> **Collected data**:
▬▬▬

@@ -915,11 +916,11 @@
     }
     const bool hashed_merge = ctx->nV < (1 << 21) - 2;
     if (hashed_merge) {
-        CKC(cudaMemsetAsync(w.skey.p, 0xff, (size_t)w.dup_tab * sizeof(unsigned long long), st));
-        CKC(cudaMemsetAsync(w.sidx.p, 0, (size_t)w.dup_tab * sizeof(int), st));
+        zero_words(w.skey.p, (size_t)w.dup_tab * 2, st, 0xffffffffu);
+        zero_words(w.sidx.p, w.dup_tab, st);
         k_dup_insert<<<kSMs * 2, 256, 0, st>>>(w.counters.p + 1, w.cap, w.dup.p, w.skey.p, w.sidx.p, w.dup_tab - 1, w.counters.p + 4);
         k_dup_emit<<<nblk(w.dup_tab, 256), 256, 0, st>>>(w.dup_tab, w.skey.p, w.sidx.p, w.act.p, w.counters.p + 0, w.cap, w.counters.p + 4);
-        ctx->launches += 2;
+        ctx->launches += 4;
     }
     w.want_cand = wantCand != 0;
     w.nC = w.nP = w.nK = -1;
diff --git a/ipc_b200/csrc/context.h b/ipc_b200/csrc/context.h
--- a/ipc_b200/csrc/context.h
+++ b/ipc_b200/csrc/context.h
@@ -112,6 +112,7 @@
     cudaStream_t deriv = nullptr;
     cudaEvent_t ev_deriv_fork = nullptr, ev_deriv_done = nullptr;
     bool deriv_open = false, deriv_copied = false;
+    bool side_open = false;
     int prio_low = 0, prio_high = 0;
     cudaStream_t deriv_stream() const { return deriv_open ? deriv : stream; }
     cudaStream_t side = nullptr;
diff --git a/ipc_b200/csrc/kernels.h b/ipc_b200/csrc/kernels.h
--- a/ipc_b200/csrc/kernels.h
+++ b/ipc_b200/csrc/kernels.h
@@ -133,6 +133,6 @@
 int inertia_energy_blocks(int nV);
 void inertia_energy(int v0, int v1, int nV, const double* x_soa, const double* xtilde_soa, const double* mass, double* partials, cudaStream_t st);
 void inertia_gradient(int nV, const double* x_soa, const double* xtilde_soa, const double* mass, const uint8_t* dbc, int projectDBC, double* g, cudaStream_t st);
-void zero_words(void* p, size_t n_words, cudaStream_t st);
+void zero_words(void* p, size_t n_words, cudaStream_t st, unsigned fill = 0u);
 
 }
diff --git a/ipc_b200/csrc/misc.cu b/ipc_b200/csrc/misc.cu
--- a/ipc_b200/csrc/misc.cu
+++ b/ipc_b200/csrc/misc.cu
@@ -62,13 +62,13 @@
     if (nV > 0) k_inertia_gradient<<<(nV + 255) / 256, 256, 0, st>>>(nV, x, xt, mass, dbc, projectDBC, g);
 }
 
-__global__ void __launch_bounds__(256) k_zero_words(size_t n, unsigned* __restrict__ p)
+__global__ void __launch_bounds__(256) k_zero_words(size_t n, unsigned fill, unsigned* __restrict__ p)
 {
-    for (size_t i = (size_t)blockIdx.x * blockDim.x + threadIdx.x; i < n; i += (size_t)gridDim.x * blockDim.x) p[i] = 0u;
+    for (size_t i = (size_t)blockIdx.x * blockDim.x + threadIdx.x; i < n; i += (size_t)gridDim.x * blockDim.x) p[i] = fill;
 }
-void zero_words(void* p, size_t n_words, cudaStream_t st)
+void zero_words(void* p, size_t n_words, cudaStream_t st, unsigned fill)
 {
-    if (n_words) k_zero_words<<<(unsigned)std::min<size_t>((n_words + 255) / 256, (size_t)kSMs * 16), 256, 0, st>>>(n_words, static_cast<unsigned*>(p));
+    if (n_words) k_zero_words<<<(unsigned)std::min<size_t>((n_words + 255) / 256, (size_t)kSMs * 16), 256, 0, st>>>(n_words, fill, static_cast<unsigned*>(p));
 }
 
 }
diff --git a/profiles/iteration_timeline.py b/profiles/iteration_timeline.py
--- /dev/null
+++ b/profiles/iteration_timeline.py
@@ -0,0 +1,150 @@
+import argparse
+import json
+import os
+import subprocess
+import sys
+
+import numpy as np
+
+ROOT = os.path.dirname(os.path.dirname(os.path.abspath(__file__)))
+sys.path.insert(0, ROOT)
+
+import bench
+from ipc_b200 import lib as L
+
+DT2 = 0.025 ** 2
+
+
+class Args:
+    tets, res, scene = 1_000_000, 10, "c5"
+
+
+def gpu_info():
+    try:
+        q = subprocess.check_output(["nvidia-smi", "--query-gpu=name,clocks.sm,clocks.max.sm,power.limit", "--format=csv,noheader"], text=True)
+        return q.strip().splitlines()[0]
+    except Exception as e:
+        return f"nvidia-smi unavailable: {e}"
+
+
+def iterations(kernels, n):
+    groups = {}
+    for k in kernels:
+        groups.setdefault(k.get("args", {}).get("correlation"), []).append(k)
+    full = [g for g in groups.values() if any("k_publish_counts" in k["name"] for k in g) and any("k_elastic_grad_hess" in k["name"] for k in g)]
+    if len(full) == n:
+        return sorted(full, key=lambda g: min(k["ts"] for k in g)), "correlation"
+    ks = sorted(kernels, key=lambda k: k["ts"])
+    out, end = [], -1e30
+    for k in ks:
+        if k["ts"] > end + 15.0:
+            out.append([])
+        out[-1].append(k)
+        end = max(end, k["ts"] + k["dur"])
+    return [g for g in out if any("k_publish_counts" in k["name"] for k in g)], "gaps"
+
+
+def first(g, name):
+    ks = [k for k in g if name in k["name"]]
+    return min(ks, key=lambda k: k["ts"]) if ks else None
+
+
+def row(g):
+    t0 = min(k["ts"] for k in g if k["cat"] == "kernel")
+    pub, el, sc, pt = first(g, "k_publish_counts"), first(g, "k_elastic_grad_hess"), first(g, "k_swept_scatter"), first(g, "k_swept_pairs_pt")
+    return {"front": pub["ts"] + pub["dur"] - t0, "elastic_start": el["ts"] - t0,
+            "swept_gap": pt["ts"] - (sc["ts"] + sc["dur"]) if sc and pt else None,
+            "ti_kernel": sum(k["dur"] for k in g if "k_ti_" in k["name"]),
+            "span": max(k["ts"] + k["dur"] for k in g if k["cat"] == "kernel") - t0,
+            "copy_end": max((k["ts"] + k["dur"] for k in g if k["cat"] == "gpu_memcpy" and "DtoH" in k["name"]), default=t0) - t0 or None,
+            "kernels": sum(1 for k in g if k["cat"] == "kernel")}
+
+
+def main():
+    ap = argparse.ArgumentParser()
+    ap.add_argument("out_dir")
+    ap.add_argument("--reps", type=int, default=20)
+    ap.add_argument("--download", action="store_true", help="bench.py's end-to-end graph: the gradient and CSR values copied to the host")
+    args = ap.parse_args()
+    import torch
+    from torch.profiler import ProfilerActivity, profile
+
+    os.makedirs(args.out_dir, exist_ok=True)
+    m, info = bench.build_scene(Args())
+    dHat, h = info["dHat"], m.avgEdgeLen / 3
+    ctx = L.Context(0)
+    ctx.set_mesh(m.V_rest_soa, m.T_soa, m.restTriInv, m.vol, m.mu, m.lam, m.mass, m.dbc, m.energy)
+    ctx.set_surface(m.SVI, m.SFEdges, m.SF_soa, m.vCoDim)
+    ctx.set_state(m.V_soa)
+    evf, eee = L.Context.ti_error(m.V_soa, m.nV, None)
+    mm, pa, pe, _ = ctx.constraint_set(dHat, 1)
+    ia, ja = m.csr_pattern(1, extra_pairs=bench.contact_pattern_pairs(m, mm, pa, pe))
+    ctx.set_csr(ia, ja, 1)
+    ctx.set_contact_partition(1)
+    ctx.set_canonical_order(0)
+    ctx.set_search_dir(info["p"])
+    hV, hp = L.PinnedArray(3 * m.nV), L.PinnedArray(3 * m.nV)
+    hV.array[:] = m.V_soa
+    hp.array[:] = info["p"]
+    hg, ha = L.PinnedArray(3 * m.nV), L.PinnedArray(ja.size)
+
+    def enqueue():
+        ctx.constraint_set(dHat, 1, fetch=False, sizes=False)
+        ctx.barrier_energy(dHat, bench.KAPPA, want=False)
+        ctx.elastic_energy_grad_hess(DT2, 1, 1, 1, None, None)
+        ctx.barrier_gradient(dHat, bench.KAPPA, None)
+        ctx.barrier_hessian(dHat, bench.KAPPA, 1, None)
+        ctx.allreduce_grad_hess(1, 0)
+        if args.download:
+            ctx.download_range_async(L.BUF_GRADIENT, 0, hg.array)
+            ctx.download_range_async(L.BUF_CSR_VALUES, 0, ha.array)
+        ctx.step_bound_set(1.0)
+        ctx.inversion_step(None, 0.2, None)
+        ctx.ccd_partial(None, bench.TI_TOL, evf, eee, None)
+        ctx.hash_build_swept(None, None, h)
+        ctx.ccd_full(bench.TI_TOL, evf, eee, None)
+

▬▬▬

> **Task to carry out**:
Lines after the one containing "2, st, 0xffffffffu);" are left out; every line from the start of the entries through that line is restated word for word.

> **Task output**:
@@ -915,11 +916,11 @@
     }
     const bool hashed_merge = ctx->nV < (1 << 21) - 2;
     if (hashed_merge) {
-        CKC(cudaMemsetAsync(w.skey.p, 0xff, (size_t)w.dup_tab * sizeof(unsigned long long), st));
-        CKC(cudaMemsetAsync(w.sidx.p, 0, (size_t)w.dup_tab * sizeof(int), st));
+        zero_words(w.skey.p, (size_t)w.dup_tab * 2, st, 0xffffffffu);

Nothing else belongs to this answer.